There is no "figuring out a way"... Dish has no motivation to help the OTA station when they are in a dispute... so they don't. Dish could uplink EPG data if they wanted... although as James described in another thread, the data does take bandwidth so they can't just go nuts with the data... but it isn't a matter of being unable to keep EPG data, it is a matter of being unwilling.


----------



## inkahauts (Nov 13, 2006)

I'd think puttin the data in would put more pressure on the channel because the consumer wouldn't even know the difference for the most part if they are using over the air.


----------



## festivus (Nov 10, 2008)

Well, if Dish could show the guide data for the OTA channel and they choose not to do so, it's kinda infantile, isn't it? It's not going to stop anyone from getting around it with a manual timer. It just makes it inconvenient.

Now I'm mad at Dish.


----------



## FTA Michael (Jul 21, 2002)

From today's Multichannel News story:

In a statement, Dish said Media General rejected its request for a second extension until Media General is acquired by Young Broadcasting, a broadcaster with which Dish already has an existing retrans agreement. That deal that is expected to be completed later this year.


----------



## hasbeen29650 (Mar 25, 2012)

I am one of those impacted by this mess. Any chance of getting a free OTA adapter from Dish. It would go a long way to allowing me to say, hold out for ever Dish.


----------



## scooper (Apr 22, 2002)

Doesn't your TV have a built in OTA ATSC tuner ?


----------



## Stewart Vernon (Jan 7, 2005)

festivus said:


> Well, if Dish could show the guide data for the OTA channel and they choose not to do so, it's kinda infantile, isn't it? It's not going to stop anyone from getting around it with a manual timer. It just makes it inconvenient.
> 
> Now I'm mad at Dish.


Usually I find that BOTH sides in these kinds of disputes do things that are "infantile"... Both sides end up negotiating from a point of "I'll take my ball and go home"... which is, frankly, their prerogative to do so... but it doesn't win any friends.

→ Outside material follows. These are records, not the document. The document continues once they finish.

template <bool F16>
__global__ void __launch_bounds__(256, 1) gemm_ln512_gelu_kernel(const float *__restrict__ X, int ldx, const uint4 *__restrict__ Wp, const float *__restrict__ oscale,
                                                                 const float *__restrict__ bias, const float *__restrict__ ln_gamma, const float *__restrict__ ln_beta,
                                                                 float ln_eps, float *__restrict__ Y, int ldy, int M, int K, int *guard)
{
    constexpr int XT = GB_XT(F16);
    constexpr int WT = GB_WT(F16);
    __shared__ uint4 lds[(XT + 4 * WT) * GB_TERM_UNITS];
    __shared__ float lnx[512];
    const int tid = threadIdx.x, lane = tid & 63, wid = tid >> 6;
    const int wm = wid >> 1, wn = wid & 1;
    const int m0 = blockIdx.x * GB_BM;
    const int nkb = K / GB_BK;

    const float *xrow[2];
    int xdst[2];
#pragma unroll
    for (int i = 0; i < 2; ++i) {
        const int u = tid + 256 * i, row = u >> 2, kg = u & 3;
        const int m = min(m0 + row, M - 1);
        xrow[i] = X + (size_t)m * ldx + 8 * kg;
        xdst[i] = kg * GB_KG_STRIDE + row;
    }
    int wdst[2 * WT];
#pragma unroll
    for (int i = 0; i < 2 * WT; ++i) wdst[i] = gb_wdst(tid, i, XT);
    const int arow = GB_FRAG_ROW(wm, GB_KG_STRIDE);
    const int brow = GB_FRAG_ROW(wn, GB_KG_STRIDE);

    float4 xa0, xa1, xb0, xb1;
    uint4 w00, w01, w02, w03, w04, w05, w10, w11, w12, w13, w14, w15, w20, w21, w22, w23, w24, w25, w30, w31, w32, w33, w34, w35;
#define GL_WLOAD(q, kb) do { \
        const uint4 *wt_ = Wp + ((size_t)(q) * nkb + (kb)) * GB_W_TILE_UNITS(F16) + tid; \
        w##q##0 = wt_[0]; w##q##1 = wt_[256]; w##q##2 = wt_[512]; w##q##3 = wt_[768]; if (WT == 3) { w##q##4 = wt_[1024]; w##q##5 = wt_[1280]; } } while (0)
#define GL_WSTORE(q) do { \
        uint4 *ld_ = lds + (q) * WT * GB_TERM_UNITS; \
        ld_[wdst[0]] = w##q##0; ld_[wdst[1]] = w##q##1; ld_[wdst[2]] = w##q##2; ld_[wdst[3]] = w##q##3; \
        if (WT == 3) { ld_[wdst[2 * WT - 2]] = w##q##4; ld_[wdst[2 * WT - 1]] = w##q##5; } } while (0)
#define GL_GLOAD(kb) do { \
        xa0 = *(const float4 *)(xrow[0] + (kb) * GB_BK); xa1 = *(const float4 *)(xrow[0] + (kb) * GB_BK + 4); \
        xb0 = *(const float4 *)(xrow[1] + (kb) * GB_BK); xb1 = *(const float4 *)(xrow[1] + (kb) * GB_BK + 4); \
        GL_WLOAD(0, kb); GL_WLOAD(1, kb); GL_WLOAD(2, kb); GL_WLOAD(3, kb); } while (0)
#define GL_WIDX ((XT + WT * q + t) * GB_TERM_UNITS + 2 * ks * GB_KG_STRIDE + brow + 32 * i)

    f32x16 acc[4][2][2];
#pragma unroll
    for (int q = 0; q < 4; ++q) GB_ZERO(acc[q]);
    GL_GLOAD(0);
    for (int kb = 0; kb < nkb; ++kb) {
        __syncthreads();
        gb_xsplit_store<F16>(lds, xa0, xa1, xdst[0]); gb_xsplit_store<F16>(lds, xb0, xb1, xdst[1]);
        GL_WSTORE(0); GL_WSTORE(1); GL_WSTORE(2); GL_WSTORE(3);
        __syncthreads();
        { const int kn = min(kb + 1, nkb - 1); GL_GLOAD(kn); }
        __builtin_amdgcn_sched_barrier(0);
#pragma unroll
        for (int q = 0; q < 4; ++q) GB_MMA_KSTEP(acc[q], false, GL_WIDX);
    }
#undef GL_WIDX
#undef GL_GLOAD
#undef GL_WLOAD
#undef GL_WSTORE

    if (F16 && guard) { float chk = 0.f; GB_GUARD_ROWS(acc[0], chk); }
    const int nl = 64 * wn + (lane & 31);
    float part[2][16];
#pragma unroll
    for (int i = 0; i < 2; ++i)
#pragma unroll
        for (int r = 0; r < 16; ++r) part[i][r] = 0.f;
#pragma unroll
    for (int nb = 0; nb < 4; ++nb)
#pragma unroll
        for (int jj = 0; jj < 2; ++jj) {
            const int n = 128 * nb + nl + 32 * jj;
            const float bv = bias ? bias[n] : 0.f, os = F16 ? oscale[n] : 1.0f;
#pragma unroll
            for (int i = 0; i < 2; ++i)
#pragma unroll
                for (int r = 0; r < 16; ++r) {
                    acc[nb][i][jj][r] = F16 ? __builtin_fmaf(acc[nb][i][jj][r], os, bv) : acc[nb][i][jj][r] + bv;
                    part[i][r] += acc[nb][i][jj][r];
                }
        }
    GB_LN_ROW_SUMS(0);
#pragma unroll
    for (int i = 0; i < 2; ++i)
#pragma unroll
        for (int r = 0; r < 16; ++r) {
            const float mean = (lnx[GB_TILE_ROW(64 * wm, i, r)] + lnx[128 + GB_TILE_ROW(64 * wm, i, r)]) * (1.0f / 512.0f);
            float sq = 0.f;
#pragma unroll
            for (int nb = 0; nb < 4; ++nb)
#pragma unroll
                for (int jj = 0; jj < 2; ++jj) { acc[nb][i][jj][r] -= mean; sq += acc[nb][i][jj][r] * acc[nb][i][jj][r]; }
            part[i][r] = sq;
        }
    GB_LN_ROW_SUMS(256);
    float rstd[2][16];
#pragma unroll
    for (int i = 0; i < 2; ++i)
#pragma unroll
        for (int r = 0; r < 16; ++r)
            rstd[i][r] = rsqrtf((lnx[256 + GB_TILE_ROW(64 * wm, i, r)] + lnx[384 + GB_TILE_ROW(64 * wm, i, r)]) * (1.0f / 512.0f) + ln_eps);
#pragma unroll
    for (int nb = 0; nb < 4; ++nb)
#pragma unroll
        for (int jj = 0; jj < 2; ++jj) {
            const int n = 128 * nb + nl + 32 * jj;
            const float g = ln_gamma[n], be = ln_beta[n];
#pragma unroll
            for (int i = 0; i < 2; ++i)
#pragma unroll
                for (int r = 0; r < 16; ++r) {
                    const int m = GB_TILE_ROW(m0 + 64 * wm, i, r);
                    if (m >= M) continue;
                    const float u = acc[nb][i][jj][r] * rstd[i][r] * g + be;
                    Y[(size_t)m * ldy + n] = 0.5f * u * (1.0f + erff(u * 0.70710678118654752440f));
                }
        }
}

template <int MODE, bool RELU, bool UP>
__global__ void __launch_bounds__(256, 2) conv_igemm_f16x2_kernel(const float *__restrict__ X, const uint4 *__restrict__ Wp, const float *__restrict__ oscale,
                                                                  const float *__restrict__ bias, float *__restrict__ Y, int B, int Cin, int H, int W, int Cout,
                                                                  int Ho, int Wo, int KH, int KW, int stride, int pad, int nkb, int cblocks, int nnb, int npt, int *guard,
                                                                  const float *__restrict__ lo, int Hl, int Wl, float rh, float rw)
{
    constexpr int XT = 2, WT = 2;
    __shared__ uint4 lds[(XT + WT) * GB_TERM_UNITS];
    const int tid = threadIdx.x, lane = tid & 63, wid = __builtin_amdgcn_readfirstlane(tid >> 6);
    const int wm = wid >> 1, wn = wid & 1;
    const int nb = blockIdx.x % nnb;
    const int pt = (blockIdx.x / nnb) % npt, b = blockIdx.x / (nnb * npt);
    const int HW = H * W, HoWo = Ho * Wo;
    const __amdgpu_buffer_rsrc_t rx = __builtin_amdgcn_make_buffer_rsrc((void *)(X + (size_t)b * Cin * HW), 0, Cin * HW * 4, MFR_RSRC_FLAGS);

    int xdst[2], kg[2];
    int iy0[2], ix0[2];
    {
        const int p = pt * 128 + (tid & 127);
        const int oy = p / Wo, ox = p - oy * Wo;
        const bool pv = p < HoWo;
#pragma unroll
        for (int i = 0; i < 2; ++i) {
            kg[i] = __builtin_amdgcn_readfirstlane((tid >> 7) + 2 * i);
            xdst[i] = kg[i] * GB_KG_STRIDE + (tid & 127);
            iy0[i] = pv ? oy * stride - pad : -(1 << 20);
            ix0[i] = ox * stride - pad;
        }
    }
    int wdst[2 * WT];
#pragma unroll
    for (int i = 0; i < 2 * WT; ++i) wdst[i] = gb_wdst(tid, i, XT);
    const uint4 *wtile = Wp + (size_t)nb * nkb * GB_W_TILE_UNITS(true) + tid;

    float xr[2][8];
    uint4 w0, w1, w2, w3;
    auto gload = [&](int kb) {
        if (MODE == 0) {
            const int tap = kb / cblocks, c0 = (kb - tap * cblocks) * 32;
            const int dy = tap / KW, dx = tap - dy * KW;
            const int iy = iy0[0] + dy, ix = ix0[0] + dx;
            const unsigned vo = (iy >= 0 && iy < H && ix >= 0 && ix < W) ? (unsigned)(iy * W + ix) * 4u : 0x80000000u;
#pragma unroll
            for (int i = 0; i < 2; ++i)
#pragma unroll
                for (int e = 0; e < 8; ++e) {
                    const int ch = c0 + 8 * kg[i] + e;
                    xr[i][e] = __builtin_bit_cast(float, __builtin_amdgcn_raw_buffer_load_b32(rx, ch < Cin ? vo : 0x80000000u, (unsigned)min(ch, Cin - 1) * (unsigned)HW * 4u, 0));
                }
        } else {
#pragma unroll
            for (int i = 0; i < 2; ++i)
#pragma unroll
                for (int e = 0; e < 8; ++e) {
                    const int tap = kb * 32 + 8 * kg[i] + e;
                    const int dy = tap / KW, dx = tap - dy * KW;
                    const int iy = iy0[0] + dy, ix = ix0[0] + dx;
                    const unsigned vo = (tap < KH * KW && iy >= 0 && iy < H && ix >= 0 && ix < W) ? (unsigned)(iy * W + ix) * 4u : 0x80000000u;
                    xr[i][e] = __builtin_bit_cast(float, __builtin_amdgcn_raw_buffer_load_b32(rx, vo, 0, 0));
                }
        }
        const uint4 *wt_ = wtile + (size_t)kb * GB_W_TILE_UNITS(true);
        w0 = wt_[0]; w1 = wt_[256]; w2 = wt_[512]; w3 = wt_[768];
    };
    auto lstore = [&]() {
#pragma unroll
        for (int i = 0; i < 2; ++i) {
            unsigned h[4], l[4];
#pragma unroll
            for (int q = 0; q < 4; ++q) sf_split2(xr[i][2 * q], xr[i][2 * q + 1], SF_LOW_SCALE, h[q], l[q]);
            lds[0 * GB_TERM_UNITS + xdst[i]] = make_uint4(h[0], h[1], h[2], h[3]);
            lds[1 * GB_TERM_UNITS + xdst[i]] = make_uint4(l[0], l[1], l[2], l[3]);
        }
        lds[wdst[0]] = w0; lds[wdst[1]] = w1; lds[wdst[2]] = w2; lds[wdst[3]] = w3;
    };

    f32x16 acc[2][2];
    GB_ZERO(acc);
    const int wrow = GB_FRAG_ROW(wm, GB_KG_STRIDE);
    const int prow = GB_FRAG_ROW(wn, GB_KG_STRIDE);

    gload(0);
    for (int kb = 0; kb < nkb; ++kb) {
        __syncthreads();
        lstore();
        __syncthreads();
        gload(min(kb + 1, nkb - 1));
        __builtin_amdgcn_sched_barrier(0);
#pragma unroll
        for (int ks = 0; ks < 2; ++ks) {
            uint4 wh[2], wl[2], xh[2], xl[2];
#pragma unroll
            for (int i = 0; i < 2; ++i) {
                wh[i] = lds[(XT + 0) * GB_TERM_UNITS + 2 * ks * GB_KG_STRIDE + wrow + 32 * i];
                wl[i] = lds[(XT + 1) * GB_TERM_UNITS + 2 * ks * GB_KG_STRIDE + wrow + 32 * i];
                xh[i] = lds[0 * GB_TERM_UNITS + 2 * ks * GB_KG_STRIDE + prow + 32 * i];
                xl[i] = lds[1 * GB_TERM_UNITS + 2 * ks * GB_KG_STRIDE + prow + 32 * i];
            }
#pragma unroll
            for (int i = 0; i < 2; ++i) {
                const uint4 wq = gb_wq(wh[i]);
#pragma unroll
                for (int j = 0; j < 2; ++j) acc[i][j] = SF_MFMA(wq, xl[j], acc[i][j]);
            }
#pragma unroll
            for (int i = 0; i < 2; ++i)
#pragma unroll
                for (int j = 0; j < 2; ++j) acc[i][j] = SF_MFMA(wl[i], xh[j], acc[i][j]);
#pragma unroll
            for (int i = 0; i < 2; ++i)
#pragma unroll
                for (int j = 0; j < 2; ++j) acc[i][j] = SF_MFMA(wh[i], xh[j], acc[i][j]);
        }
    }

    if (guard) {
        float chk = 0.f;
        MFR_GUARD_ACC(chk, acc[0][0][0]); MFR_GUARD_ACC(chk, acc[0][1][0]);
        mfr_guard_commit(guard, chk);
    }
    const __amdgpu_buffer_rsrc_t rsY = __builtin_amdgcn_make_buffer_rsrc((void *)(Y + (size_t)b * Cout * HoWo), 0, Cout * HoWo * 4, MFR_RSRC_FLAGS);
    const __amdgpu_buffer_rsrc_t rsL = __builtin_amdgcn_make_buffer_rsrc((void *)(UP ? lo + (size_t)b * Cout * ((size_t)Hl * Wl) : nullptr), 0, UP ? Cout * Hl * Wl * 4 : 0, MFR_RSRC_FLAGS);
    float osv[2][16], bvv[2][16];
    unsigned cho[2][16];
#pragma unroll
    for (int i = 0; i < 2; ++i)
#pragma unroll
        for (int r = 0; r < 16; ++r) {
            const int co = GB_TILE_ROW(nb * GB_BN + 64 * wm, i, r);
            osv[i][r] = oscale[co];
            bvv[i][r] = bias ? bias[min(co, Cout - 1)] : 0.f;
            cho[i][r] = co < Cout ? (unsigned)co : 0x10000000u;
        }
    unsigned pixoff[2];
    unsigned uo[2], udw[2], udh[2];
    float uh0[2], uh1[2], uw0[2], uw1[2];
#pragma unroll
    for (int j = 0; j < 2; ++j) {
        const int p = pt * 128 + 64 * wn + 32 * j + (lane & 31);
        pixoff[j] = p < HoWo ? (unsigned)p * 4u : 0x80000000u;
        if (UP) {
            const int pc = min(p, HoWo - 1);
            const int oy = pc / Wo, ox = pc - oy * Wo;
            const float h1r = rh * oy, w1r = rw * ox;
            const int h1 = min((int)h1r, Hl - 1), w1 = min((int)w1r, Wl - 1);
            uh1[j] = h1r - h1; uh0[j] = 1.f - uh1[j];
            uw1[j] = w1r - w1; uw0[j] = 1.f - uw1[j];
            uo[j] = (unsigned)(h1 * Wl + w1) * 4u; udw[j] = (w1 < Wl - 1) ? 4u : 0u; udh[j] = (h1 < Hl - 1) ? (unsigned)Wl * 4u : 0u;
        }
    }
    const unsigned HlWl4 = (unsigned)(Hl * Wl) * 4u, HoWo4 = (unsigned)HoWo * 4u;
    constexpr int UD = 2;
    float ut[UP ? 32 : 1][2][4];
    auto uload = [&](int it) {
        if (UP) {
            const int i = it >> 4, r = it & 15;
            const unsigned cb = cho[i][r] < 0x10000000u ? cho[i][r] * HlWl4 : 0x80000000u;
#pragma unroll
            for (int j = 0; j < 2; ++j) {
                ut[it][j][0] = __builtin_bit_cast(float, __builtin_amdgcn_raw_buffer_load_b32(rsL, cb + uo[j], 0, 0));
                ut[it][j][1] = __builtin_bit_cast(float, __builtin_amdgcn_raw_buffer_load_b32(rsL, cb + uo[j] + udw[j], 0, 0));
                ut[it][j][2] = __builtin_bit_cast(float, __builtin_amdgcn_raw_buffer_load_b32(rsL, cb + uo[j] + udh[j], 0, 0));
                ut[it][j][3] = __builtin_bit_cast(float, __builtin_amdgcn_raw_buffer_load_b32(rsL, cb + uo[j] + udh[j] + udw[j], 0, 0));
            }
        }
    };
    if (UP) {
#pragma unroll
        for (int it = 0; it < UD; ++it) uload(it);
    }
#pragma unroll
    for (int it = 0; it < 32; ++it) {
        const int i = it >> 4, r = it & 15;
        if (UP && it + UD < 32) uload(it + UD);
        const unsigned cb = cho[i][r] < 0x10000000u ? cho[i][r] * HoWo4 : 0x40000000u;
#pragma unroll
        for (int j = 0; j < 2; ++j) {
            float v = __builtin_fmaf(acc[i][j][r], osv[i][r], bvv[i][r]);
            if (RELU) v = fmaxf(v, 0.f);
            if (UP) v += uh0[j] * (uw0[j] * ut[it][j][0] + uw1[j] * ut[it][j][1]) + uh1[j] * (uw0[j] * ut[it][j][2] + uw1[j] * ut[it][j][3]);
            __builtin_amdgcn_raw_buffer_store_b32(__builtin_bit_cast(unsigned, v), rsY, cb + pixoff[j], 0, 0);
        }
    }
}

static size_t gb_tile_bytes(int N, int K, bool f16) { return (size_t)((N + GB_BN - 1) / GB_BN) * (K / GB_BK) * GB_W_TILE_UNITS(f16) * 16; }

template <bool F16>
struct GbOperand {
    const uint4 *wp;
    size_t tb;
    const float *oscale;
    GbOperand(const void *packed_w, int N, int K) : wp((const uint4 *)packed_w), tb(gb_tile_bytes(N, K, F16)), oscale(F16 ? (const float *)((const char *)packed_w + tb) : nullptr) {}
    bool dma_ok() const { return tb < 0xffffffffull; }
    static int *guard() { return F16 ? mfr_guard_current() : (int *)nullptr; }
};
static unsigned gb_persistent_grid(int nmb, int nnb, long long cap = 64)
{
    const long long per_xcd = (long long)((nmb + 7) / 8) * nnb;
    return 8u * (unsigned)(per_xcd < cap ? per_xcd : cap);
}
template <int FLAGS, bool F16>
static void gb_launch_d(hipStream_t st, unsigned grid, const float *x, int ldx, const GbOperand<F16> &w, const float *bias, float *y, int ldy, int M, int N, int K,
                        int nbatch = 1, long long xs = 0, long long ws = 0, long long ys = 0, const float *ln_gamma = nullptr, const float *ln_beta = nullptr,
                        float ln_eps = 0.f, const GdWindows &wnd = GdWindows{})
{
    hipLaunchKernelGGL((gemm_split_d_kernel<FLAGS, F16>), dim3(grid, (unsigned)nbatch), dim3(256), 0, st, x, ldx, w.wp, (unsigned)w.tb, w.oscale, bias, y, ldy, M, N, K,
                       (N + GB_BN - 1) / GB_BN, (M + GB_BM - 1) / GB_BM, xs, ws, ys, GbOperand<F16>::guard(), ln_gamma, ln_beta, ln_eps, wnd);
}

template <bool F16>
static int gb_launch(const float *x, int ldx, const void *packed_w, const float *bias, float *y, int ldy, int M, int N, int K, int flags, void *stream,
                     int nbatch = 1, long long xs = 0, long long ws_bytes = 0, long long ys = 0, const float *ln_gamma = nullptr, const float *ln_beta = nullptr,
                     float ln_eps = 0.f)
{
    hipStream_t st = (hipStream_t)stream;
    if (ln_gamma) {
        if (!ln_beta || N != GB_BN || (K % 64) || (flags & ~2) || nbatch != 1 || !x || !packed_w || !y || M <= 0 || (ldx & 3) || ldx < K || ldy < N || ((uintptr_t)x & 15)) return MFR_E_ARG;
        const GbOperand<F16> w(packed_w, N, K);
        if (!w.dma_ok()) return MFR_E_ARG;
        const unsigned grid = gb_persistent_grid((M + GB_BM - 1) / GB_BM, 1);
        if (flags & 2) gb_launch_d<6, F16>(st, grid, x, ldx, w, bias, y, ldy, M, N, K, 1, 0, 0, 0, ln_gamma, ln_beta, ln_eps);
        else           gb_launch_d<4, F16>(st, grid, x, ldx, w, bias, y, ldy, M, N, K, 1, 0, 0, 0, ln_gamma, ln_beta, ln_eps);
        CHECK_LAUNCH();
        return 0;
    }
    if (nbatch <= 0 || nbatch > 65535 || (ws_bytes & 15) || (xs & 3) || xs < 0 || ys < 0) return MFR_E_ARG;
    const long long ws = ws_bytes / 16;
    if (!x || !packed_w || !y || M <= 0 || N <= 0 || K <= 0 || (K % GB_BK) || (ldx & 3) || ldx < K || ldy < N || flags < 0 || (flags & ~15) || (flags & 12) == 12) return MFR_E_ARG;
    if (((uintptr_t)x & 15)) return MFR_E_ARG;
    const int f = flags & 3, one_tile = flags & 4;
    int pk = flags & 8;
    const GbOperand<F16> w(packed_w, N, K);
    if (!one_tile && !pk && ((K % 64) || !w.dma_ok())) pk = 8;
    const int nnb = (N + GB_BN - 1) / GB_BN, nmb = (M + GB_BM - 1) / GB_BM;
    const long long tiles = (long long)nmb * nnb;
    if (tiles > 0x7fffffffll) return MFR_E_ARG;
    const unsigned grid = gb_persistent_grid(nmb, nnb, (F16 && !(f & 2) && !pk) ? 96 : 64);
#define GB_SW(GO) switch (f) { case 0: GO(0); break; case 1: GO(1); break; case 2: GO(2); break; default: GO(3); break; }
    if (one_tile) {
#define GB_GO(F) hipLaunchKernelGGL((gemm_split_kernel<F, F16>), dim3((unsigned)tiles, (unsigned)nbatch), dim3(256), 0, st, x, ldx, w.wp, w.oscale, bias, y, ldy, M, N, K, nnb, xs, ws, ys, w.guard())
        GB_SW(GB_GO)
#undef GB_GO
    } else if (pk) {
#define GB_GO(F) hipLaunchKernelGGL((gemm_split_pk_kernel<F, F16>), dim3(grid, (unsigned)nbatch), dim3(256), 0, st, x, ldx, w.wp, w.oscale, bias, y, ldy, M, N, K, nnb, nmb, xs, ws, ys, w.guard())
        GB_SW(GB_GO)
#undef GB_GO
    } else {
#define GB_GO(F) gb_launch_d<F, F16>(st, grid, x, ldx, w, bias, y, ldy, M, N, K, nbatch, xs, ws, ys)
        GB_SW(GB_GO)
#undef GB_GO
    }
#undef GB_SW
    CHECK_LAUNCH();
    return 0;
}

I'm for stations asking for whatever they can get... and I'm for Dish trying to pay as little as they can get away with... and while I'm affected by this particular dispute, I hold fast to my "let it go dark if that is what it takes" mantra. Whether it is a channel I watch or don't watch... I'm ok... I do wish these companies would learn to do these negotiations better.

I mean... Media General wants to be carried by Dish... Dish wants to carry these LiLs... they should be able to agree on something without throwing tantrums, name-calling, starting "be my friend but not THEIR friend" Web sites, etc. etc.


----------



## James Long (Apr 17, 2003)

Stewart Vernon said:


> I mean... Media General wants to be carried by Dish... Dish wants to carry these LiLs... they should be able to agree on something without throwing tantrums, name-calling, starting "be my friend but not THEIR friend" Web sites, etc. etc.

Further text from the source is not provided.